Open thevirtuoso1973 opened 2 years ago
TODO: solve the problem assuming without string_concat
first.
TODO: check expression for upper bound of max depth from page 111 of logic programming/databases. It may be a good enough estimate.
So it seems like we could use predicateCount * numConstants^maxArity
.
Although we should probably modify their expression to account for string_concat
, even if we assume stratified strings. In particular, assuming we do not allow lengthening strings, numConstants
should include every possible substring of every constant.
Oh and this should only be computed on queries, not programs, due to ungrounded facts.
Why do we assume that we do not allow lengthening strings?
I thought that was a consequence of our (future) string stratification rules, but I have not actually read it so perhaps not.
Is there any existing literature on stratification semantics for strings? e.g. the stratification restriction defined here http://webdam.inria.fr/Alice/pdfs/Chapter-15.pdf seems to just be an ordering to interpret a Datalog program, so I'm not sure how that relates to string concat.
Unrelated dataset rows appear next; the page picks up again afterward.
__device__ __forceinline__ void ld8h(const unsigned short* p, float (&v)[8]) {
    const uint4 t = *reinterpret_cast<const uint4*>(p);
    v[0] = __builtin_bit_cast(float, t.x << 16); v[1] = __builtin_bit_cast(float, t.x & 0xffff0000u);
    v[2] = __builtin_bit_cast(float, t.y << 16); v[3] = __builtin_bit_cast(float, t.y & 0xffff0000u);
    v[4] = __builtin_bit_cast(float, t.z << 16); v[5] = __builtin_bit_cast(float, t.z & 0xffff0000u);
    v[6] = __builtin_bit_cast(float, t.w << 16); v[7] = __builtin_bit_cast(float, t.w & 0xffff0000u);
}
__device__ __forceinline__ void ld8f(const float* p, float (&v)[8]) {
    const float4 a = *reinterpret_cast<const float4*>(p), b = *reinterpret_cast<const float4*>(p + 4);
    v[0] = a.x; v[1] = a.y; v[2] = a.z; v[3] = a.w; v[4] = b.x; v[5] = b.y; v[6] = b.z; v[7] = b.w;
}
__device__ __forceinline__ unsigned pack_bf16x2(float a, float b) {
    const __bf16 ha = (__bf16)a, hb = (__bf16)b;
    return (unsigned)__builtin_bit_cast(unsigned short, ha) | ((unsigned)__builtin_bit_cast(unsigned short, hb) << 16);
}
// ... 433 lines not shown
            if ((int)threadIdx.x < C4) {
#pragma unroll
                for (int v = 0; v < 4; ++v) {
                    double t1 = 0.0, t2 = 0.0;
                    for (int k = threadIdx.x; k < kBlock; k += C4) {
                        t1 += red[(2 * v) * kBlock + k];
                        t2 += red[(2 * v + 1) * kBlock + k];
                    }
                    records[((int64_t)blockIdx.x * C + c + v) * 2 + 0] = t1;
                    records[((int64_t)blockIdx.x * C + c + v) * 2 + 1] = t2;
                }
            }
        } else {
            const int per = C4 / kBlock;
#pragma unroll
            for (int v = 0; v < 4; ++v) {
                records[((int64_t)(blockIdx.x / per) * C + c + v) * 2 + 0] = s1[v];
                records[((int64_t)(blockIdx.x / per) * C + c + v) * 2 + 1] = s2[v];
            }
        }
    }
}

__global__ void copy_edge_kernel(int N, int H, int W, int C, const float* __restrict__ dskip,
                                 int dskip_ps, float* __restrict__ da) {
    const int64_t total = (int64_t)N * H * W * C;
    const int He = H & ~1, We = W & ~1;
    for (int64_t i = (int64_t)blockIdx.x * blockDim.x + threadIdx.x; i < total;
         i += (int64_t)gridDim.x * blockDim.x) {
        const int c = (int)(i % C);
        const int64_t pix = i / C;
        const int x = (int)(pix % W);
        const int yy = (int)((pix / W) % H);
        if (yy >= He || x >= We) da[pix * C + c] = dskip[pix * dskip_ps + c];
    }
}

__global__ void head_fwd_kernel(const float* __restrict__ y, int64_t M, int C,
                                const float* __restrict__ scale, const float* __restrict__ shift,
                                const float* __restrict__ w, const float* __restrict__ b, int Cout,
                                float* __restrict__ logits, float slope) {
    const int lane16 = threadIdx.x & 15;
    const int64_t m = ((int64_t)blockIdx.x * blockDim.x + threadIdx.x) >> 4;
    if (m >= M) return;
    for (int o = 0; o < Cout; ++o) {
        float acc = 0.0f;
        for (int c = lane16; c < C; c += 16) {
            float a = y[m * C + c] * scale[c] + shift[c];
            a = act_f(a, slope);
            acc += a * w[o * C + c];
        }
#pragma unroll
        for (int off = 8; off > 0; off >>= 1) acc += __shfl_down(acc, off, 16);
        if (lane16 == 0) logits[m * Cout + o] = acc + b[o];
    }
}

The consequence of stratification is that we can apply string_concat up to a fixed number of times along each execution path, which depends on the structure of the program, but not on the input.
Another thing about this constant from the book is that it is has theoretical purpose, but in practice it is might be too high to actually be able to explore a tree of that height, according to what Pavle told me.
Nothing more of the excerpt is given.